Par ailleurs, le salon a également salué le retour de plusieurs institutions…La marque new-yorkaise Refrigwear, ou le groupe WP Lavori in Corso qui a déployé l’ensemble de ses marques, notamment Barbour.
En tout, une quarantaine d'événements ont pris place dans des lieux magiques, à commencer par la Fortezza da Basso qui aimante tous les regards. Et cette édition a permis, une fois encore, de prendre le pouls de la création contemporaine, faisant du Pitti un lieu stratégique sur le plan économique, mais aussi un moteur culturel qui génère de nouvelles idées, tendances et connexions.
Le principe des salons est largement questionné à l’heure d’internet et des réseaux sociaux. Comment l’avez-vous fait évoluer pour préserver son prestige et son influence ?
Il s’agit pour nous d’une question-clé. Nous réfléchissons à l’apport des nouvelles technologies, et notamment de l’IA pour penser le futur du salon. Pour cela, nous avons demandé à Ivano Cauli, déjà directeur de l’innovation du Pitti et expert incontesté du domaine (fondateur en 2004 de Openmind) de nous rejoindre au conseil d’administration pour renforcer nos actions dans ce champ. Par ailleurs, nous allons poursuivre notre développement à l’étranger. Toujours membre du conseil d’administration, j’occupe désormais le poste de conseiller délégué pour les relations internationales et institutionnelles, avec la mission d’amplifier les liens avec des zones comme l’Europe de l’Est (Pologne) le Sud-Est asiatique et l’Inde, sans compter l’Amérique du Sud où nous réalisons déjà un travail important, grâce aux accords du Mercosur.
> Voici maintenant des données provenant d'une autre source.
template <int NQE, int NTD, bool SEF, int Q0, bool ZN, class Extra>
__device__ __forceinline__ void encode_position(const WalkArgs &a, __amdgpu_buffer_rsrc_t wr, const float *cs,
                                                const PosIn &pi, const float (&ef)[EQ_MAX][4],
                                                float4 (&et)[ETAB_N(Q0)], Extra &&extra, int p, floatx4 (&H)[8],
                                                float4 (&pre)[PFP], const NextFr &nx, unsigned long long (&T)[10],
                                                const float4 *gl) {
    constexpr bool ETAB = Q0 > 0;
    static_assert(!(ETAB && SEF), "table mode replaces the streamed edge features");
    using C = WalkConsts<NQE, NTD>;
    using LY = WalkLay<NQE>;
    const EncW &P = a.P;
    const int g = lane_id() >> 4;
    const int de = P.de, dn = P.dn;
    const float dt = pi.v ? pi.tb - pi.ta : 0.f, c0 = pi.v ? pi.c0 : 0.f, c1 = pi.v ? pi.c1 : 0.f,
                c2 = pi.v ? pi.c2 : 0.f;
    const float4 *nrow_s = reinterpret_cast<const float4 *>(a.n_feat + (int64_t)(pi.v ? pi.ns : 0) * dn);
    const float4 *nrow_t = reinterpret_cast<const float4 *>(a.n_feat + (int64_t)(pi.v ? pi.nt : 0) * dn);
    floatx4 L[NTD];
    if constexpr (ETAB) {
#pragma unroll
// ... 139 lines not shown
            if (p == 2) {
#pragma unroll
                for (int k = 0; k < D; ++k) buf[(N + k) % D] = wloadg(k);
            }
#pragma unroll
            for (int k = 0; k < D; ++k) gb[k] = buf[(N + k) % D];
        } else {
            if (p == 2) {
#pragma unroll
                for (int k = 0; k < PFP; ++k) buf[(N + k) % D] = wload(wr, vo, g1f(k));
            }
#pragma unroll
            for (int k = 0; k < PFP; ++k) pre[k] = buf[(N + k) % D];
        }
    }
    TM_STAMP(2);
    floatx4 Hs[4], Ht[4];
#pragma unroll
    for (int t = 0; t < 4; ++t) {
        Hs[t] = ldsx4(cs + C::G1, t);
        if constexpr (!ZN) Ht[t] = ldsx4(cs + C::G1C, t);
    }
    if constexpr (ZN) {
        constexpr int N = (NSG - GL) * 12, D = GD;
        static_assert(N % D == 0 && D >= PFP, "event_gcn ring depth");
        const int vo = lane_id() * 16, ln = lane_id();
        int zg = 0;
        asm volatile("" : "+s"(zg));
        auto wloadg = [&](int i) {
            return __builtin_bit_cast(float4, __builtin_amdgcn_raw_buffer_load_b128(wr, vog, zg + goff(i) * 16, 0));
        };
        auto take = [&](int i) {
            const float4 v = gb[i % D];
            if (i + D < N) gb[i % D] = wloadg(i + D);
            else if (i + D - N < PFP) gb[i % D] = wload(wr, vo, nx.o[i + D - N]);
            return v;
        };
        auto fetch = [&](int p, float4 (&w)[6]) {
            const int u = gcn_step(p / 2, GL, NSG), t = 2 * (p & 1);
#pragma unroll
            for (int k = 0; k < 6; ++k) {
                if (u < GL) w[k] = gl[((u * 4 + t) * 3 + k) * 64 + ln];
                else w[k] = take(((u - GL) * 4 + t) * 3 + k);
            }
        };
        auto act = [&](Split3 &x, int u, int j) {
            const int q = 2 * u + (j >> 2);
            if (q < NTD) {
                split_put(x, j, 0.f + relu(0.f + L[q < NTD ? q : 0][j & 3]));
            } else {
                x.h[j] = (__bf16)0.f;
                x.m[j] = (__bf16)0.f;
                x.l[j] = (__bf16)0.f;
            }
        };
        Split3 xb;
#pragma unroll
        for (int j = 0; j < 8; ++j) act(xb, gcn_step(0, GL, NSG), j);
        float4 wb[2][6];
        fetch(0, wb[0]);
#pragma unroll
        for (int k = 0; k < NSG; ++k) {
            extra(2 * k);
            if (2 * k + 1 < NTD) extra(2 * k + 1);
            Split3 xn = xb;
#pragma unroll
            for (int t = 0; t < 4; t += 2) {
                const int pp = 2 * k + t / 2;
                if (pp + 1 < 2 * NSG) fetch(pp + 1, wb[(pp + 1) & 1]);
                const float4(&w)[6] = wb[pp & 1];
                const bf16x8 h0 = __builtin_bit_cast(bf16x8, w[0]), m0 = __builtin_bit_cast(bf16x8, w[1]),
                             l0 = __builtin_bit_cast(bf16x8, w[2]), h1 = __builtin_bit_cast(bf16x8, w[3]),
                             m1 = __builtin_bit_cast(bf16x8, w[4]), l1 = __builtin_bit_cast(bf16x8, w[5]);
                Hs[t] = TM_MF32(l0, xb.h, Hs[t]);
                Hs[t + 1] = TM_MF32(l1, xb.h, Hs[t + 1]);
                Hs[t] = TM_MF32(h0, xb.l, Hs[t]);
                Hs[t + 1] = TM_MF32(h1, xb.l, Hs[t + 1]);
                Hs[t] = TM_MF32(m0, xb.m, Hs[t]);
                Hs[t + 1] = TM_MF32(m1, xb.m, Hs[t + 1]);
                Hs[t] = TM_MF32(m0, xb.h, Hs[t]);
                Hs[t + 1] = TM_MF32(m1, xb.h, Hs[t + 1]);
                Hs[t] = TM_MF32(h0, xb.m, Hs[t]);
                Hs[t + 1] = TM_MF32(h1, xb.m, Hs[t + 1]);
                Hs[t] = TM_MF32(h0, xb.h, Hs[t]);
                Hs[t + 1] = TM_MF32(h1, xb.h, Hs[t + 1]);
                if (k + 1 < NSG) {
#pragma unroll
                    for (int j = 2 * t; j < 2 * t + 4; ++j) act(xn, gcn_step(k + 1, GL, NSG), j);
                }
                __builtin_amdgcn_sched_barrier(0);
            }
            xb = xn;
        }
#pragma unroll
        for (int k = 0; k < PFP; ++k) pre[k] = gb[(N + k) % D];
    } else {
        const int vo = lane_id() * 16;
        float4 wq[2][4];
        {
#pragma unroll
            for (int q = 0; q < JN - 1 && q < NTD; ++q) nload(q);
        }
#pragma unroll
        for (int t = 0; t < 4; ++t) wq[0][t] = pre[t];
#pragma unroll
        for (int q = 0; q < NTD; ++q) {
            if (q + JN - 1 < NTD) nload(q + JN - 1);
            if (q + 1 < NTD) {
#pragma unroll
                for (int t = 0; t < 4; ++t) wq[(q + 1) & 1][t] = wload(wr, vo, LY::G1 / 4 + (t * NTD + q + 1) * 64);
            } else {
#pragma unroll
                for (int t = 0; t < 4; ++t) wq[(q + 1) & 1][t] = wload(wr, vo, nx.o[t]);
            }
            extra(q);
            const float4 xs4 = rs[q % JN], xt4 = rt[q % JN];
            const float sv[4] = {xs4.x, xs4.y, xs4.z, xs4.w}, tv[4] = {xt4.x, xt4.y, xt4.z, xt4.w};
            floatx4 A, Bq;
// ... 7 lines not shown
            for (int t = 0; t < 4; ++t) {
                const float4 w = wq[q & 1][t];
                Hs[t] = __builtin_amdgcn_mfma_f32_16x16x4f32(w.x, A.x, Hs[t], 0, 0, 0);
                Ht[t] = __builtin_amdgcn_mfma_f32_16x16x4f32(w.x, Bq.x, Ht[t], 0, 0, 0);
                Hs[t] = __builtin_amdgcn_mfma_f32_16x16x4f32(w.y, A.y, Hs[t], 0, 0, 0);
                Ht[t] = __builtin_amdgcn_mfma_f32_16x16x4f32(w.y, Bq.y, Ht[t], 0, 0, 0);
                Hs[t] = __builtin_amdgcn_mfma_f32_16x16x4f32(w.z, A.z, Hs[t], 0, 0, 0);
                Ht[t] = __builtin_amdgcn_mfma_f32_16x16x4f32(w.z, Bq.z, Ht[t], 0, 0, 0);
                Hs[t] = __builtin_amdgcn_mfma_f32_16x16x4f32(w.w, A.w, Hs[t], 0, 0, 0);
                Ht[t] = __builtin_amdgcn_mfma_f32_16x16x4f32(w.w, Bq.w, Ht[t], 0, 0, 0);
            }
            __builtin_amdgcn_sched_barrier(0);
        }
#pragma unroll
        for (int t = 0; t < 4; ++t) pre[t] = wq[NTD & 1][t];
    }
    TM_STAMP(3);
    TM_STAMP(4);
#pragma unroll
    for (int t = 0; t < 4; ++t) {
        H[t] = relu4(Hs[t]);
        H[4 + t] = ZN ? H[t] : relu4(Ht[t]);
    }
    TM_STAMP(5);
}

__device__ __forceinline__ float col_sum(float v) {
    v += __shfl_xor(v, 16);
    v += __shfl_xor(v, 32);
    return v;
}

struct HeadIn {
    double cu;
    float sd, t0, t1;
    int32_t c;
    bool v;
    float wt;
};

template <int NV>
struct Stash {
    floatx4 V[NV][64];
    floatx4 P2[4][64];
    float cw[64];
};
// ... 70 lines not shown
    }
    s0 *= tw_mult(tw0);
    s1 *= tw_mult(tw1);
    const float mx = fmaxf(s0, s1), e0 = expf(s0 - mx), e1 = expf(s1 - mx), sum = e0 + e1;
    const float al0 = e0 / sum, al1 = e1 / sum;
    floatx4 Hm[NA];
#pragma unroll
    for (int t = 0; t < NA; ++t) {
#pragma unroll
        for (int r = 0; r < 4; ++r) Hm[t][r] = al0 * H0[t][r] + al1 * H1[t][r];
    }
    floatx4 X[4];
#pragma unroll
    for (int t = 0; t < 4; ++t) X[t] = st.P2[t][lane];
    cgemm_p<4, NA, NA, ZN ? FoldLay::A1GZ : FoldLay::A1G>(wr, Hm, X, pre, nx_end);
    const float wt = (valid && hi.v) ? hi.wt : 0.f;
#pragma unroll
    for (int t = 0; t < 4; ++t) {
#pragma unroll
        for (int r = 0; r < 4; ++r) acc[t][r] = __builtin_fmaf(wt, relu(X[t][r]), acc[t][r]);
    }
}

template <bool ZN = false>
__device__ __forceinline__ float score_dot(const Stash<ZN ? 4 : 8> &st, const floatx4 (&H)[8]) {
    const int lane = threadIdx.x & 63;
    float s = 0.f;
#pragma unroll
    for (int t = 0; t < (ZN ? 4 : 8); ++t) {
        const floatx4 v = st.V[t][lane];
#pragma unroll
        for (int r = 0; r < 4; ++r) s = __builtin_fmaf(v[r], H[t][r], s);
    }
    return col_sum(s) + st.cw[lane];
}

Comment la mode italienne se porte-t-elle ? Et Comment l’état italien soutient-il le secteur ?
En 2025, la mode italienne a réalisé un chiffre d’affaires de 58,39 milliards d’euros, soit une baisse de 2,4% par rapport à 2025, ce qui est plutôt une bonne performance dans un contexte géopolitique très difficile, notamment avec la compression de marchés importants, comme les pays du golfe. Nos exportations ont représenté 63,3% de ce CA.
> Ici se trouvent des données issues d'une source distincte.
def _load(path: str = LIB_PATH, mode: int = C.RTLD_GLOBAL) -> C.CDLL:
    if not os.path.exists(path):
        raise ImportError(f"{path} is missing: build it with `python -m moge_amd.build` (hipcc, gfx950). "
                          "moge_amd has no CPU / PyTorch fallback.")
    lib = C.CDLL(path, mode=mode)
    vp, i32, i64, f32p = C.c_void_p, C.c_int, C.c_int64, C.c_void_p
    sig = {
        "moge_abi_version": (C.c_int, []),
        "moge_last_error": (C.c_char_p, []),
        "moge_create": (C.c_int, [C.POINTER(MogeConfig), i32, C.POINTER(vp)]),
        "moge_create_v1": (C.c_int, [C.POINTER(MogeV1Config), i32, C.POINTER(vp)]),
        "moge_v1_forward": (C.c_int, [vp, vp, i32, i32, i32, i32, i32, i32, C.POINTER(Outputs), vp]),
        "moge_v1_infer": (C.c_int, [vp, vp, i32, i32, i32, i32, i32, i32, vp, i32, C.POINTER(Outputs), vp]),
        "moge_destroy": (None, [vp]),
        "moge_load_weights": (C.c_int, [vp, C.POINTER(TensorDesc), i32, vp]),
        "moge_alloc_master": (C.c_int, [vp]),
        "moge_master_blob": (C.c_int, [vp, C.POINTER(vp), C.POINTER(C.c_size_t)]),
        "moge_master_ready": (C.c_int, [vp]),
        "moge_broadcast_weights": (C.c_int, [vp, vp, i32, vp]),
        "moge_set_precision": (C.c_int, [vp, i32, vp]),
        "moge_set_onnx_compatible_mode": (C.c_int, [vp, i32]),
        "moge_workspace_bytes": (C.c_int, [vp, i32, i32, i32, i32, i32, C.POINTER(C.c_size_t)]),
        "moge_forward": (C.c_int, [vp, vp, i32, i32, i32, i32, i32, i32, C.POINTER(Outputs), vp]),
        "moge_infer": (C.c_int, [vp, vp, i32, i32, i32, i32, i32, i32, vp, i32, C.POINTER(Outputs), vp]),
        "moge_postprocess": (C.c_int, [vp, vp, vp, vp, vp, i32, i32, i32, vp, i32, C.POINTER(Outputs), vp]),
        "moge_depth_edge_mask": (C.c_int, [vp, vp, vp, i32, i32, i32, C.c_float, vp, vp]),
        "moge_cast_f16": (C.c_int, [vp, vp, C.c_int64, vp]),
        "moge_sync": (C.c_int, [vp, vp]),
        "moge_profile_enable": (C.c_int, [vp, i32]),
        "moge_profile_read": (C.c_int, [vp, C.POINTER(Profile), i32]),
        "moge_debug_tap": (C.c_int, [vp, C.c_char_p, vp, i64, C.POINTER(i64), vp]),
        "moge_tune_set": (None, [C.c_char_p, i32]),
        "moge_test_gemm": (C.c_int, [i32, f32p, f32p, f32p, f32p, i32, i32, i32, i32, vp]),
        "moge_test_gemm_ex": (C.c_int, [C.POINTER(TestGemmArgs), vp]),
        "moge_test_layernorm": (C.c_int, [i32, f32p, f32p, f32p, f32p, i32, i32, vp]),
        "moge_test_attention": (C.c_int, [i32, f32p, f32p, f32p, f32p, i32, i32, i32, vp]),
        "moge_test_conv3x3": (C.c_int, [i32, f32p, f32p, f32p, f32p, i32, i32, i32, i32, i32, i32, vp]),
        "moge_test_conv_ex": (C.c_int, [C.POINTER(TestConvArgs), vp]),
        "moge_test_convt2x2": (C.c_int, [i32, f32p, f32p, f32p, f32p, i32, i32, i32, i32, i32, vp]),
        "moge_test_ct3": (C.c_int, [C.POINTER(TestCt3Args), vp]),
        "moge_test_preprocess": (C.c_int, [f32p, f32p, i32, i32, i32, i32, i32, vp]),
        "moge_test_preprocess_ex": (C.c_int, [i32, i32, f32p, f32p, vp, i32, i32, i32, i32, i32, i32, i32, i32, i32, i32, vp]),
        "moge_test_resize_bicubic_aa": (C.c_int, [f32p, f32p, i32, i32, i32, i32, i32, vp]),
        "moge_test_resize_bicubic_aa_ex": (C.c_int, [i32, f32p, f32p, i32, i32, i32, i32, i32, i32, vp]),
        "moge_test_groupnorm_relu": (C.c_int, [i32, f32p, f32p, f32p, f32p, i32, i32, i32, i32, i32, vp]),
        "moge_test_norm_act": (C.c_int, [i32, f32p, f32p, f32p, f32p, i32, i32, i32, i32, i32, i32, i32, vp]),
        "moge_test_posembed": (C.c_int, [f32p, f32p, i32, i32, i32, vp]),
        "moge_test_posembed_ex": (C.c_int, [f32p, f32p, i32, i32, i32, i32, vp]),
        "moge_test_recover": (C.c_int, [f32p, vp, f32p, i32, i32, i32, f32p, f32p, vp, vp]),
        "moge_test_head_final": (C.c_int, [C.POINTER(TestHeadArgs), vp]),
        "moge_test_head_final_dot": (C.c_int, [i32, i32, f32p, f32p, i32, i32, f32p, f32p, i32, i32, i32, i32, i32, vp]),
        "moge_test_mlp_layer": (C.c_int, [f32p, f32p, f32p, f32p, i32, i32, i32, i32, vp]),
        "moge_test_layernorm_ex": (C.c_int, [i32, i32, f32p, f32p, f32p, f32p, f32p, i32, i32, i32, i32, i32, i32, vp]),
        "moge_test_ln_raw": (C.c_int, [f32p, f32p, f32p, i32, i32, vp]),
        "moge_test_ln_finalize": (C.c_int, [f32p, f32p, i32, i32, i32, vp]),
        "moge_test_fold_ln": (C.c_int, [f32p, f32p, f32p, f32p, f32p, f32p, f32p, i32, i32, vp]),
        "moge_test_resize_bilinear_uv": (C.c_int, [i32, f32p, f32p, i32, i32, i32, i32, i32, i32, i32, C.c_float, C.c_float, C.c_float, C.c_float, vp]),
        "moge_test_u8_ingest": (C.c_int, [i32, vp, f32p, i32, i32, i32, vp]),
        "moge_align_l1": (C.c_int, [f32p, f32p, f32p, i32, i32, C.c_float, f32p, f32p, vp, vp]),
        "moge_align_l1_anchored": (C.c_int, [f32p, f32p, f32p, i32, i32, i32, vp, vp, i32, C.c_float, f32p, f32p, vp, vp]),
        "moge_align_trunc_workspace": (C.c_int, [i32, i32, C.POINTER(i64)]),
        "moge_align_trunc": (C.c_int, [f32p, f32p, f32p, i32, i32, C.c_float, C.c_float, vp, f32p, f32p, vp, vp]),
        "moge_align_trunc_anchored": (C.c_int, [f32p, f32p, f32p, i32, i32, i32, vp, vp, i32, C.c_float, C.c_float, vp, f32p, f32p, vp, vp]),
        "moge_align_select": (C.c_int, [f32p, vp, i32, i32, f32p, vp, vp]),
        "moge_align_lstsq": (C.c_int, [f32p, f32p, f32p, i32, i32, f32p, f32p, vp]),
        "moge_metrics_lr_sample": (C.c_int, [vp, i32, i32, i32, i32, vp, vp, vp]),
        "moge_metrics_error": (C.c_int, [vp, vp, vp, i32, i32, vp, i32, vp, vp, vp]),
        "moge_metrics_masked_max": (C.c_int, [vp, vp, i32, vp, vp, vp]),
        "moge_metrics_boundary": (C.c_int, [vp, vp, vp, i32, i32, vp, vp]),
        "moge_metrics_segment_stats": (C.c_int, [vp, vp, vp, i32, i32, vp, vp, i32, i32, vp, i32, vp, vp, vp, vp]),
        "moge_metrics_segment_pack": (C.c_int, [vp, i32, vp, vp, i32, i32, vp, i32, vp, i32, i32, vp, vp, vp, vp, vp, vp, vp]),
        "moge_metrics_segment_error": (C.c_int, [vp, vp, vp, vp, i32, vp, i32, vp, vp, i32, vp, vp, vp, vp, vp, vp]),
        "moge_eval_lanczos_workspace": (C.c_int, [i32, i32, i32, i32, vp, vp]),
        "moge_eval_lanczos": (C.c_int, [vp, i32, i32, i32, i32, vp, vp, vp, vp]),
        "moge_eval_masked_nearest": (C.c_int, [vp, vp, i32, i32, i32, i32, C.c_float, C.c_float, C.c_float, C.c_float, vp, vp, vp, vp]),
        "moge_eval_resize_nearest": (C.c_int, [vp, i32, i32, i32, i32, i32, vp, vp]),
        "moge_eval_remap": (C.c_int, [vp, vp, vp, vp, i32, i32, i32, i32, i32, f32p, vp, vp, vp, vp, vp, vp, vp]),
        "moge_eval_quantile_cut": (C.c_int, [vp, vp, i32, C.c_float, C.c_float, C.c_float, i32, vp, vp, vp]),
        "moge_eval_unproject": (C.c_int, [vp, vp, i32, i32, f32p, vp, vp, vp]),
        "moge_refine_depth_workspace": (C.c_int, [i32, i32, i32, C.POINTER(i64)]),
        "moge_refine_depth": (C.c_int, [f32p, f32p, f32p, vp, i32, i32, i32, i32, i32, C.c_float, C.c_float, vp, f32p, vp]),
        "moge_image_mesh_workspace": (C.c_int, [i32, i32, i32, C.POINTER(i64)]),
        "moge_image_mesh_count": (C.c_int, [vp, i32, i32, i32, i32, vp, vp, vp, vp]),
        "moge_image_mesh_fill": (C.c_int, [i32, i32, i32, vp, C.POINTER(MeshMap), i32, i32, vp, vp, vp]),
    }
    for name, (res, args) in sig.items():
        fn = getattr(lib, name)
        fn.restype = res
        fn.argtypes = args
    if lib.moge_abi_version() != ABI_VERSION:
        raise ImportError("libmoge_hip.so ABI version mismatch")
    return lib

Face à cette situation de repli, le gouvernement italien se veut très actif, accompagnant notamment les TPE et PME très nombreuses dans le pays. Le secteur italien de la mode réunit environ 300 000 salariés pour 37500 entreprises, ce qui fait une moyenne de 8 salariés par entité. L'État participe au maintien à l’emploi avec des aides, elle est également présente pour stimuler la vitalité du secteur. Elle accompagne, par exemple, notre salon en finançant le voyage et le séjour à Florence de quelque 300 acheteurs étrangers, par édition.
La France et l'Italie possèdent deux des industries de mode les plus influentes au monde. Quels sont selon vous les principaux défis qu'elles ont intérêt à relever ensemble aujourd'hui ?
Entre l'Italie et la France, la mode est une histoire à la fois longue et partagée. Nous sommes venus à la mode grâce à la France. Le marché français reste toujours le premier pour l’Italie et l’inverse est vrai. Nous partageons une même culture de mode en termes d’image, de création, de promotion et nous sommes, aujourd’hui encore, les deux grands pays de référence pour cet univers.
Je pense, par ailleurs, que le futur de la mode va largement s’écrire en Europe. Pour cela, il faut tirer parti de notre complémentarité afin de faire face notamment à l'agressivité d’un pays comme la Chine, en travaillant à la mise en place de réglementations plus efficaces et en renforçant nos liens, via notamment nos fédérations. Nous entretenons d’ailleurs un lien fort et pérenne avec Promas, l’Office de promotion de l’habillement masculin ou encore de l’FIMH.
Nos deux pays ont en commun la capacité de proposer une mode unique, par l’excellence de nos savoir-faire, par une forme de « bon goût » et une créativité qui nous permet à la fois d’être les sismographes des évolutions sociétales, et de pouvoir y répondre. L’Italie et la France ont tous les atouts pour continuer, ensemble, à porter ce leadership.